*Exercise prompt:* Records follow. Copy every line with "define".

[Records from a data source]

+-------+

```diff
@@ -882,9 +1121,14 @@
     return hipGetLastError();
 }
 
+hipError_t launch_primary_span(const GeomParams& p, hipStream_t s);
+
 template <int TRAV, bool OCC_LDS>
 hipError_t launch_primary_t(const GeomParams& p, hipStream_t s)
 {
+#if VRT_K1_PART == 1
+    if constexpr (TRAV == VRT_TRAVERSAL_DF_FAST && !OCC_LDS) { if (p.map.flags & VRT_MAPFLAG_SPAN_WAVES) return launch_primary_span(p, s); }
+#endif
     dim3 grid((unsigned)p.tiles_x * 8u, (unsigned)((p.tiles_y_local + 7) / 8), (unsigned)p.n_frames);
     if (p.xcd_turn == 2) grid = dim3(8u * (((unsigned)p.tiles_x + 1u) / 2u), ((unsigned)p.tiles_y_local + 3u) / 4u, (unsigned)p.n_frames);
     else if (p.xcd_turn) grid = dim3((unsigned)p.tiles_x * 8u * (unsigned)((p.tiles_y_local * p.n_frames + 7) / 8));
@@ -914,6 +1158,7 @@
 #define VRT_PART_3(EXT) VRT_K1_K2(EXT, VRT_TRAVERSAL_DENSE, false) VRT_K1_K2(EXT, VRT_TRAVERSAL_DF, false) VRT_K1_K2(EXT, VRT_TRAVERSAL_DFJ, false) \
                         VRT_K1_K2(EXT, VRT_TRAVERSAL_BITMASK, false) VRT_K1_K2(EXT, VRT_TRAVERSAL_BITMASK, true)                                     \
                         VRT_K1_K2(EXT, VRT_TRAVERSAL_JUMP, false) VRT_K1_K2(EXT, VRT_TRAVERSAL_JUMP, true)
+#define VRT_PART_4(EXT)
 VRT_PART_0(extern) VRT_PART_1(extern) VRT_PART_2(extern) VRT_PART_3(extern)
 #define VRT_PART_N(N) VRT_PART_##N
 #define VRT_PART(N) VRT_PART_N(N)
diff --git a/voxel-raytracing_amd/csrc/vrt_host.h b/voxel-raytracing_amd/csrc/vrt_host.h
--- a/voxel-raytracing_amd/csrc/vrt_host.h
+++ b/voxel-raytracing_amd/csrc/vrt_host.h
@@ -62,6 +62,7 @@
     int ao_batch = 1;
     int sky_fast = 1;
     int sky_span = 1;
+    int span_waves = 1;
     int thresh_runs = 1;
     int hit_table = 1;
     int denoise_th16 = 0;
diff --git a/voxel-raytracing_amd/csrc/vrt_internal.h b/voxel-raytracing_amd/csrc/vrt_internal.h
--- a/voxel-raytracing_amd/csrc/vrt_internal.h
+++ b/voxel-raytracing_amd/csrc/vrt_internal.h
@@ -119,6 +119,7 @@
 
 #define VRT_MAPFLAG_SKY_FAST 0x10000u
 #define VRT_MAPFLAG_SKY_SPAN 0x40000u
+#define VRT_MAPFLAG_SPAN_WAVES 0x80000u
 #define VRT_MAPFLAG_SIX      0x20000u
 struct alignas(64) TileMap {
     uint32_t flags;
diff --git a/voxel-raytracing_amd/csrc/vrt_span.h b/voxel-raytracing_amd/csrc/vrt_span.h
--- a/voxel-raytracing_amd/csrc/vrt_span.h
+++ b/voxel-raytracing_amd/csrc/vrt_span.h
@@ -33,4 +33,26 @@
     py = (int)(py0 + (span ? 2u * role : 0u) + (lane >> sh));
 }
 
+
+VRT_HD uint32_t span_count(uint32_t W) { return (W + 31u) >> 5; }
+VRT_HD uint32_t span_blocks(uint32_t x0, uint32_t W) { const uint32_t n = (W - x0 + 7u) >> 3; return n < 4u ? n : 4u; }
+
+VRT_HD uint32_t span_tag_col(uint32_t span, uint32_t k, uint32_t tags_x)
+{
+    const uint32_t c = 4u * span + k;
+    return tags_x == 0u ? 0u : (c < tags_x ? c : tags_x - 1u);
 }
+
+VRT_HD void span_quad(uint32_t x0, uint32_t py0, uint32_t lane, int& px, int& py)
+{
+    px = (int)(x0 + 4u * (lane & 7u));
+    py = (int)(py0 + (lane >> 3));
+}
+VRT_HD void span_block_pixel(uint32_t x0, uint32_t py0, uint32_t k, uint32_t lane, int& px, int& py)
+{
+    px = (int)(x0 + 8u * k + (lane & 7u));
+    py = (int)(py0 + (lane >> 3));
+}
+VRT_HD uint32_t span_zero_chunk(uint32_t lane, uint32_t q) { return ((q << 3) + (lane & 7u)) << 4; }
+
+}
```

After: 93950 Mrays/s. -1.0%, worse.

+-------+

*Task output:*
 #define VRT_PART_3(EXT) VRT_K1_K2(EXT, VRT_TRAVERSAL_DENSE, false) VRT_K1_K2(EXT, VRT_TRAVERSAL_DF, false) VRT_K1_K2(EXT, VRT_TRAVERSAL_DFJ, false) \
+#define VRT_PART_4(EXT)
 #define VRT_PART_N(N) VRT_PART_##N
 #define VRT_PART(N) VRT_PART_N(N)
 #define VRT_MAPFLAG_SKY_FAST 0x10000u
 #define VRT_MAPFLAG_SKY_SPAN 0x40000u
+#define VRT_MAPFLAG_SPAN_WAVES 0x80000u
 #define VRT_MAPFLAG_SIX      0x20000u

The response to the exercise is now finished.